For the extraction of $A_{\mathrm{FB}}$, a three-dimensional (in the three dimensions $m_{\mathrm{r}}$, $x_{\mathrm{r}}$, $c_{\mathrm{r}}^{*}$) distribution function, being the sum of individual distribution functions for the signal and several background processes, each scaled with the corresponding scaling parameter, is used. t$\overline{t}$ dilepton and full hadronic, single top quark, and $Z+$jets background contributions are considered using a single background template, W+jets events are considered using another background template. The third background template used in the fit, is constructed from side-band data and represents the QCD mutlijet production. In order to construct the signal template for this fit, a fourth observable, the lepton charge Q, is exploited. Assuming a charge-parity symmetry of the detector with respect to the acceptance for events with negatively charged leptons and events with positively charged leptons, the charge of the lepton can be used to construct symmetric and antisymmetric distributions for the signal $q\overline{q}\to t\overline{t}$ process. The parameter $A_{\mathrm{FB}}^{\left(1\right)}$ enters the fit function as linear parameter with the antisymmetric part of the signal template. The data are fitted in twelve different channels in total—3 categories (type-1, type-2, type-3), 2 flavours (electron, muon), 2 lepton charges—simultaneously. The systematic uncertainties are taken into account as nuisance parameters of the fit. Using 1000 sets of pseudo data for each value of $A_{\mathrm{FB}}^{\left(1\right)}$, generated from the template models with the corresponding $A_{\mathrm{FB}}^{\left(1\right)}$ input value, a Neyman construction is derived and the final result can be read off this construction. Figure 27 shows the Neyman construction, with the actual fit result drawn in as horizontal line and the corresponding true $A_{FB}^{\left(1\right)}$ value with uncertainties, projected on the x axis.
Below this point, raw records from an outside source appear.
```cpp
int dcf_op_tcn(dcf_model* m, const char* prefix, const float* x, const uint8_t* mask, int32_t B, int32_t T, int32_t n_in,
               int32_t n_layers, float* Y, void* stream) {
  using namespace dcf;
  hipStream_t st = (hipStream_t)stream;
  DCF_CHECK(prefix && x && mask && Y && B >= 1 && T >= 1 && n_in >= 1 && n_in <= DCF_MAX_LEVELS && n_layers >= 0, "dcf_op_tcn: bad arguments");
  if (scratch_begin(m, "dcf_op_tcn", st)) return -1;
  int rc = resolve_tcn(m, prefix, n_in, n_layers, st);
  float* buf = nullptr;
  if (rc == 0 && hipMalloc(&buf, (size_t)2 * B * T * TCN_HID * sizeof(float)) != hipSuccess) { set_error("dcf_op_tcn: out of memory"); rc = -1; }
  if (rc == 0) {
    LevelTable lt{};
    lt.n_levels = n_in; lt.B = B; lt.T[0] = T; lt.S = T;
    RefineArgs ra{};
    ra.stacked = x; ra.mask_all = mask;
    ra.w_in = m->tcn_in_w; ra.b_in = m->tcn_in_b;
    ra.host_w_dil = m->tcn_wd.data(); ra.host_b_dil = m->tcn_bd.data(); ra.host_w_pw = m->tcn_wp.data();
    ra.host_b_pw = m->tcn_bp.data(); ra.host_ln_w = m->tcn_lnw.data(); ra.host_ln_b = m->tcn_lnb.data();
    ra.w_out = m->tcn_out_w; ra.b_out = m->tcn_out_b;
    ra.host_frag = (!m->tcn_frag.empty() && dcf::debug_option("tcn_frag", 1) != 0) ? m->tcn_frag.data() : nullptr;
    ra.stack_layers = dcf::debug_option("tcn_stack", tcn_stack_env());
    ra.bufA = buf; ra.bufB = buf + (size_t)B * T * TCN_HID; ra.F = Y; ra.ldf = TCN_HID; ra.E = 0;
    ra.B = B; ra.T0 = T; ra.n_levels = n_in; ra.n_layers = n_layers;
    ra.f16 = m->gemm_terms == GEMM_F16X3; ra.status = m->status;
    rc = launch_refine(ra, lt, st);
  }
  rc = scratch_end(m, st, rc);
  if (buf) (void)hipFree(buf);
  return rc;
}

}
```

### include/decafnet_hip.h

```cpp
#ifndef DECAFNET_HIP_H
#define DECAFNET_HIP_H

#include <stdint.h>

#ifdef __cplusplus
extern "C" {
#endif

const char* dcf_last_error(void);
int dcf_abi_version(void);

typedef struct dcf_model dcf_model;

typedef struct dcf_config {
  int32_t D;
  int32_t E;
  int32_t TE;
  int32_t vid_heads;
  int32_t fusion_heads;
  int32_t fusion_layers;
  int32_t n_embd_convs;
  int32_t n_stem;
  int32_t n_levels;
  int32_t win;
  int32_t head_layers;
  int32_t sn;
  float sratio;
  int32_t msf;
  int32_t norm;
  int32_t use_abs_pe;
  int32_t max_batch;
  int32_t gemm_mode;
  int32_t model_kind;
  int32_t second_fusion;
  int32_t text_in;
  int32_t text_layers;
  int32_t text_heads;
  int32_t text_abs_pe;
  int32_t text_bkgd;
  int32_t scat;
  int32_t sfonly;
  int32_t text_kind;
  int32_t xattn_affine;
  int32_t vid_stride;
  int32_t pool_only;
  int32_t attn_mode;
} dcf_config;

int dcf_model_create(const dcf_config* cfg, dcf_model** out);
void dcf_model_destroy(dcf_model* m);

int dcf_model_bind(dcf_model* m, const char* name, const float* data, const int64_t* shape, int32_t ndim);

int dcf_numerics_status(dcf_model* m, int32_t reset, void* stream);
int dcf_numerics_status_async(dcf_model* m, int32_t* host_dst, void* stream);
int dcf_model_set_ln_carry(dcf_model* m, int32_t on);

int dcf_model_set_pe(dcf_model* m, const float* pe_tokens, int64_t T);

int dcf_model_set_text_pe(dcf_model* m, const float* pe_tokens, int64_t L);

int dcf_text_encode(dcf_model* m, const float* tokens, const uint8_t* token_mask, int32_t Lq, float* text_out,
                    uint8_t* mask_out, void* stream);

int dcf_model_finalize(dcf_model* m, void* stream);

int64_t dcf_points_per_query(const dcf_model* m, int64_t T);

int dcf_forward_eval(dcf_model* m, const float* vid, const float* shallow_vid, const uint8_t* vid_mask, int64_t T,
                     int32_t nq, const float* const* text, const uint8_t* const* text_mask, const int32_t* text_len,
                     const float* text_cls, float* logits_out, float* offsets_out, uint8_t* masks_out, void* stream);

int dcf_forward_eval_gated(dcf_model* m, const float* vid, const float* shallow_vid, const uint8_t* vid_mask, int64_t T,
                           int32_t nq, const float* const* text, const uint8_t* const* text_mask, const int32_t* text_len,
                           const float* gate, float* logits_out, float* offsets_out, uint8_t* masks_out, void* stream);

int dcf_forward_train_videos(dcf_model* m, int32_t nvid, const float* const* vid, const float* const* shallow_vid,
                             const uint8_t* const* vid_mask, int64_t T, const int32_t* nq_per_video, const float* const* text,
                             const uint8_t* const* text_mask, const int32_t* text_len, const float* const* text_cls,
                             float* logits1_out, float* logits2_out, float* offsets_out, uint8_t* masks_out, void* stream);

int dcf_model_set_dropout(dcf_model* m, float vid_proj_p, float vid_path_p, float fus_proj_p, float fus_path_p, float refine_p,
                          int64_t seed);
int dcf_debug_dropout_keep(int64_t seed, int32_t site, int64_t e0, int64_t n, float p, uint8_t* out, void* stream);

int dcf_sigmoid_focal_loss(const float* inputs, const float* targets, const uint8_t* select, int64_t n, float alpha, float gamma,
                           int32_t smoothing, float* elem_out, float* sum_out, int32_t* count_out, void* stream);
int dcf_ctr_iou_loss(const float* input_offsets, const float* target_offsets, const uint8_t* select, int64_t n, int32_t kind,
                     float eps, float* elem_out, float* sum_out, int32_t* count_out, void* stream);

int dcf_annotate_points(const float* targets, int32_t nrows, int64_t T, int32_t L, double regression_range, double sigma, int32_t use_offset,
                        int64_t max_seq_len, int32_t center_sampling, double radius, uint8_t* labels_out, float* offsets_out,
                        uint8_t* in_window_out, uint8_t* in_range_out, void* stream);
int dcf_point_objective(const float* logits1, const float* logits2, const float* offsets, const uint8_t* masks, const float* targets,
                        int32_t nrows, int64_t T, int32_t L, double regression_range, double sigma, int32_t use_offset, int64_t max_seq_len,
                        int32_t center_sampling, double radius, float alpha, double smoothing, int32_t iou_kind, float eps,
                        const float* loss_norm_dev, float world_size, float loss_weight, float* rows_out, float* out4, void* stream);

int dcf_sigmoid_focal_loss_grad(const float* inputs, const float* targets, const uint8_t* select, int64_t n, float alpha, float gamma,
                                int32_t smoothing, const float* grad_elem, const float* grad_scalar, const int32_t* count_dev,
                                float* grad_out, void* stream);
int dcf_ctr_iou_loss_grad(const float* input_offsets, const float* target_offsets, const uint8_t* select, int64_t n, int32_t kind,
                          float eps, const float* grad_elem, const float* grad_scalar, const int32_t* count_dev, float* grad_out,
                          void* stream);
int dcf_point_objective_grad(const float* logits1, const float* logits2, const float* offsets, const uint8_t* masks, const float* targets,
                             int32_t nrows, int64_t T, int32_t L, double regression_range, double sigma, int32_t use_offset, int64_t max_seq_len,
                             int32_t center_sampling, double radius, float alpha, double smoothing, int32_t iou_kind, float eps,
                             const float* loss_norm_dev, float world_size, float loss_weight, const float* grad_total_dev,
                             const float* grad_parts_dev, float* g_logits1, float* g_logits2, float* g_offsets, int32_t accumulate,
                             float* rows_out, float* out4, void* stream);

int dcf_forward_eval_videos(dcf_model* m, int32_t nvid, const float* const* vid, const float* const* shallow_vid,
                            const uint8_t* const* vid_mask, int64_t T, const int32_t* nq_per_video, const float* const* text,
                            const uint8_t* const* text_mask, const int32_t* text_len, const float* const* text_cls,
                            float* logits_out, float* offsets_out, uint8_t* masks_out, void* stream);

int dcf_debug_copy(dcf_model* m, int32_t what, float* dst, int64_t max_floats, void* stream);

int dcf_hybrid_phase1(dcf_model* m, int32_t k, const float* vid_w, const float* shallow_w, const uint8_t* mask_w, int64_t Tn, int64_t Tc,
                      int32_t nq, const float* const* text, const uint8_t* const* text_mask, const int32_t* text_len, const float* gate_w,
                      float* featk_out, void* stream);
int dcf_hybrid_phase2(dcf_model* m, const float* featk_c, const uint8_t* maskk_c, int64_t off_k, float* refk_out, void* stream);
int dcf_hybrid_phase3(dcf_model* m, const float* refk_c, float* logits_n, float* offsets_n, uint8_t* masks_n, float* logits_c,
                      float* offsets_c, uint8_t* masks_c, void* stream);

int dcf_graph_active(const dcf_model* m);
int dcf_model_set_graph_mode(dcf_model* m, int32_t mode);
int dcf_debug_set_option(const char* name, int32_t value);
int dcf_calib_mfma_rate(int32_t shape, int32_t mfmas_per_wave, int32_t* n_cus, float* ns_per_mfma);

int dcf_collect_segments(const float* logits, const float* offsets, const uint8_t* masks, int32_t nq, int64_t T,
                         int32_t n_levels, float pre_nms_thresh, int32_t pre_nms_topk, float seg_len_thresh,
                         float* segs_out, float* scores_out, int32_t* counts_out, void* stream);

int dcf_collect_segments_ext(const float* logits, const float* offsets, const uint8_t* masks, const float* ext_scores,
                             int32_t nq, int64_t T, int32_t n_levels, float pre_nms_thresh, int32_t pre_nms_topk,
                             float seg_len_thresh, float* segs_out, float* scores_out, int32_t* counts_out, void* stream);
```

The resulting forward-backward asymmetry of $A_{\mathrm{FB}}^{\left(1\right)}=0.{048}_{-0.087}^{+0.095}{\left(\mathrm{stat}\right)}_{-0.029}^{+0.020}\left(\mathrm{syst}\right)$ is well comparable with the expectations from the standard model.
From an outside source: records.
#ifndef MPT_LEAF_EARLY
#define MPT_LEAF_EARLY 8u
#endif
#define MPT_NODE_HOLD 0x80000000u
#ifndef MPT_LEAN_ONECMP
#define MPT_LEAN_ONECMP 1
#endif
__device__ __forceinline__ bool slab_hit(float4 n0, float4 n1, F3 o, float idx, float idy, float idz, float best_t) {
    float t0 = (n0.x - o.x) * idx, t1 = (n1.x - o.x) * idx;
    float lo = fmaxf(0.0001f, idx < 0.0f ? t1 : t0);
    float hi = fminf(best_t, idx < 0.0f ? t0 : t1);
    t0 = (n0.y - o.y) * idy;
    t1 = (n1.y - o.y) * idy;
    lo = fmaxf(lo, idy < 0.0f ? t1 : t0);
    hi = fminf(hi, idy < 0.0f ? t0 : t1);
    t0 = (n0.z - o.z) * idz;
    t1 = (n1.z - o.z) * idz;
    lo = fmaxf(lo, idz < 0.0f ? t1 : t0);
    hi = fminf(hi, idz < 0.0f ? t0 : t1);
    return hi > lo;
}
template <bool COUNT, bool ALL_LDS, bool BUDGETED, bool LEAN = false, bool PRIMARY = false>
__device__ __forceinline__ bool closest_hit_resume(const SceneDev& sc, LdsNodes lds_nodes, F3 o, F3 d, uint32_t& node,
                                                   float& best_t, int& best_prim, uint32_t budget, WorkCount& wc,
                                                   uint32_t min_active = 0u) {
    float idx, idy, idz;
    mpt_rcp3(d.x, d.y, d.z, idx, idy, idz);
    const uint32_t n_nodes = sc.n_nodes, n_lds = sc.n_lds_nodes;
    uint32_t i = (d.x != d.x || d.y != d.y || d.z != d.z) ? n_nodes : node;
    uint32_t trips = 0;
    MPT_TIC(tic_);
    for (;;) {
        uint32_t skip = 0;
        unsigned long long search_mask = __ballot(i < n_nodes);
        const uint32_t n_entered0 = (uint32_t)__popcll(search_mask), n_entered = max(n_entered0, 1u);
#ifdef MPT_DEBUG_WAVE_TIMES
        uint32_t my_trips = 0, round_trips = 0;
#endif
        uint32_t n_searching = n_entered0;
        while (n_searching * MPT_LEAF_EARLY >= n_entered && (!BUDGETED || trips < budget)) {
            const bool searching = LEAN && MPT_LEAN_ONECMP ? __builtin_amdgcn_inverse_ballot_w64(search_mask) : i < n_nodes;
#ifdef MPT_DEBUG_WAVE_TIMES
            my_trips += searching ? 1u : 0u;
            round_trips++;
#endif
            const uint32_t j = LEAN && MPT_LEAN_ONECMP ? i : (i < n_nodes - 1u ? i : n_nodes - 1u);
            float4 n0 = make_float4(0, 0, 0, 0), n1 = n0;
            bool box = false;
            if (searching) {
                if (ALL_LDS || j < n_lds) {
                    const v4f a = lds_nodes[2 * j], b = lds_nodes[2 * j + 1];
                    n0 = make_float4(a.x, a.y, a.z, a.w);
                    n1 = make_float4(b.x, b.y, b.z, b.w);
                } else {
                    n0 = sc.nodes[2 * j];
                    n1 = sc.nodes[2 * j + 1];
                }
                box = slab_hit(n0, n1, o, idx, idy, idz, best_t);
            }
            const uint32_t A = __float_as_uint(n0.w), B = __float_as_uint(n1.w);
            if (COUNT) {
                wc.node_visits += searching ? 1u : 0u;
                wc.aabb_hits += (searching && box) ? 1u : 0u;
                if (first_active_lane()) wc.node_iters++;
            }
            const uint32_t next = box ? A : B;
            i = searching ? next : i;
            skip = searching ? B : skip;
            if (BUDGETED) trips++;
            search_mask = __ballot(i < n_nodes);
            n_searching = (uint32_t)__popcll(search_mask);
        }
#ifdef MPT_DEBUG_WAVE_TIMES
        if (COUNT) {
            if ((i & MPT_NODE_HOLD) != 0u) wc.wait_leaf += round_trips - my_trips;
            else wc.wait_done += round_trips - my_trips;
        }
#endif
        MPT_TOC(wc.t_box, tic_);
        if ((i & MPT_NODE_HOLD) != 0u) {
            const uint32_t enc = i & ~MPT_NODE_HOLD;
            if (COUNT && first_active_lane()) wc.outer_iters++;
            leaf_test<COUNT, LEAN, PRIMARY>(sc, lds_nodes, enc >> 4, (enc & 15u) + 1u, o, d, best_t, best_prim, wc);
            i = skip;
        }
        MPT_TOC(wc.t_leaf, tic_);
        if (BUDGETED && trips >= budget) break;
        const unsigned long long going = __ballot(i < n_nodes);
        if (going == 0ull) break;
        if (BUDGETED && (uint32_t)__popcll(going) < min_active) break;
    }
    node = i;
    return i >= n_nodes;
}

template <bool COUNT, bool ALL_LDS>
__device__ __forceinline__ void closest_hit(const SceneDev& sc, LdsNodes lds_nodes, F3 o, F3 d,
                                            float& best_t, int& best_prim, WorkCount& wc) {
    uint32_t node = 0;
    best_t = INFINITY;
    best_prim = -1;
    closest_hit_resume<COUNT, ALL_LDS, false>(sc, lds_nodes, o, d, node, best_t, best_prim, 0xFFFFFFFFu, wc);
}

struct HitInfo {
    F3 point, normal;
    bool front;
    int mat;
    int orig_id;
};
template <bool LEAN = false>
__device__ __forceinline__ HitInfo finish_hit(const SceneDev& sc, LdsNodes lds, F3 o, F3 d, float t, int prim) {
    HitInfo h;
    const Prim3 pr = load_prim<LEAN>(sc, lds, (uint32_t)prim);
    const float4 p0 = pr.p0, p1 = pr.p1, p2 = pr.p2;
    h.point = o + t * d;
    if (prim_type(p0) == 1) {
        h.normal = normalize3<LEAN>(cross3(f3(p1.x, p1.y, p1.z), f3(p2.x, p2.y, p2.z)));
    } else {
        h.normal = normalize3<LEAN>(h.point - f3(p0.x, p0.y, p0.z));
    }
    h.mat = __float_as_int(p1.w);
    h.orig_id = __float_as_int(p2.w);
    h.front = dot3(h.normal, d) < 0.0f;
    if (!h.front) h.normal = -h.normal;
    return h;
}

struct PathState {
    F3 o, d;
    F3 thr;
    F3 L;
    float La;
    uint32_t path;
    uint32_t bounce;
};

struct ShadeParams {
    int rng_mode, bsdf_mode, max_depth;
    uint32_t seed_lo, seed_hi;
    uint32_t primitive_count;
};

struct PathRngDev {
    uint32_t pixel, sample;
    uint32_t lit_seed;
};

struct BounceRandoms {
    float uz, uphi, u_extra;
};
template <bool LEAN = false>
__device__ __forceinline__ BounceRandoms draw_bounce_randoms(const ShadeParams& sp, const PathRngDev& g, uint32_t bounce) {
    BounceRandoms b;
    if (!LEAN && sp.rng_mode == 0) {
        b.uz = b.uphi = b.u_extra = pcg_float(g.lit_seed);
    } else {
        const U4 r = philox4x32_10<true>(g.pixel, g.sample, bounce, 0u, sp.seed_lo, sp.seed_hi);
        b.uz = u01(r.x);
        b.uphi = u01(r.y);
        b.u_extra = u01(r.z);
    }
    return b;
}
template <bool LEAN = false>
__device__ __forceinline__ F3 random_unit_vector(const ShadeParams& sp, const BounceRandoms& b) {
    float z = 2.0f * b.uz - 1.0f, s, c;
    if (!LEAN && sp.rng_mode == 0) {
        const float t = 2.0f * 3.14159274101257324f * b.uphi;
        s = sinf(t);
        c = cosf(t);
    } else {
        sincos_2pi(b.uphi, s, c);
    }
    const float rr = sqrtf(1.0f - z * z);
    return f3(rr * c, rr * s, z);
}

__device__ __forceinline__ F3 reflect3(F3 i, F3 n) { return i - 2.0f * dot3(n, i) * n; }
__device__ __forceinline__ F3 refract3(F3 i, F3 n, float eta) {
    float dd = dot3(n, i);
    float k = 1.0f - eta * eta * (1.0f - dd * dd);
    if (k < 0.0f) return f3(0, 0, 0);
    return eta * i - (eta * dd + sqrtf(k)) * n;
}
__device__ __forceinline__ bool mirror_angle(float ri, F3 normal, F3 rayDir, float u) {
    float cosT = dot3(-1.0f * rayDir, normal);
    float sinT = sqrtf(1.0f - cosT * cosT);
    float r0 = (1.0f - ri) / (1.0f + ri);
    r0 = r0 * r0;
    float m = 1.0f - cosT;
    float m2 = m * m;
    float refl = r0 + (1.0f - r0) * (m2 * m2 * m);
    return (ri * sinT > 1.0f) || (refl > u);
}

5. Measurement of the t$\overline{t}$ Energy Asymmetry at the LHC

Another way to study the t$\overline{t}$ charge asymmetry is to use an observable linked to the energy difference between the top quarks and antiquarks: $\Delta =e_t-E_{\overline{t}}$. The energy asymmetry [12] mainly occurs through the $qg\to t\overline{t}q$ process which is more abundant than the $gg\to t\overline{t}$ process at the LHC. It is therefor expected to be larger than asymmetries based on rapidity. The presence of an additional jet allows us to investigate QCD effects at leading order (LO) while the asymmetry in $q\overline{q}\to t\overline{t}$ is only appearing at NLO. The energy difference ΔE is connected to the angle of the final-state particles $(t,\overline{t},j)$ by energy and momentum conservation and could be interpreted as an asymmetry of the top quark and antiquark scattering angles with respect to the jet direction. In the process $pp\to t\overline{t}j$, the energy asymmetry can be defined as a function of the jet angle θ_j as [12]:

$$A_E\left({\theta }_j\right)=\frac{{\sigma }_{t\overline{t}j}\left({\theta }_j\right|\Delta E>0)-{\sigma }_{t\overline{t}j}\left({\theta }_j\right|\Delta E<0)}{{\sigma }_{t\overline{t}j}\left({\theta }_j\right|\Delta E>0)+{\sigma }_{t\overline{t}j}\left({\theta }_j\right|\Delta E<0)},$$

(9)

where ${\sigma }_{t\overline{t}j}\left({\theta }_j\right)$ is the differential cross section as a function of ${\theta }_j$. Both ΔE and θ_j are defined in the $t\overline{t}j$ rest frame, which corresponds to the partonic centre-of-mass frame in tree-level processes. The energy asymmetry can be formulated without involving the direction of the incoming quark. The outgoing quark-jet is boosted in the direction of the incoming valence quark. This boost translates into the rapidity of the $t\overline{t}j$ system in the laboratory frame: $yt\overline{t}j$. Hence it is possible to optimise the definition of the energy asymmetry in Equation (9) by associating the forward $yt\overline{t}j>0$ and backward $yt\overline{t}j<0$ final state with the forward θ_j and backward $\pi -{\theta }_j$ scattered jet [67,68]:

$$\begin{array}{c}\hfill {\sigma }^{\mathrm{opt}}\left({\theta }_j\right)=\sigma \left({\theta }_j\right|yt\overline{t}j>0)+\sigma (\pi -{\theta }_j|yt\overline{t}j<0){\theta }_j,{\theta }_j\in [0,\pi ].\end{array}$$

(10)

Equation (9) can then be redefined as:

$$A_E\left({\theta }_j\right)=\frac{{\sigma }^{\mathrm{opt}}\left({\theta }_j\right|\Delta E>0)-{\sigma }^{\mathrm{opt}}\left({\theta }_j\right|\Delta E<0)}{{\sigma }^{\mathrm{opt}}\left({\theta }_j\right|\Delta E>0)+{\sigma }^{\mathrm{opt}}\left({\theta }_j\right|\Delta E<0)}$$

(11)

to maximise the statistical sensitivity to the energy asymmetry.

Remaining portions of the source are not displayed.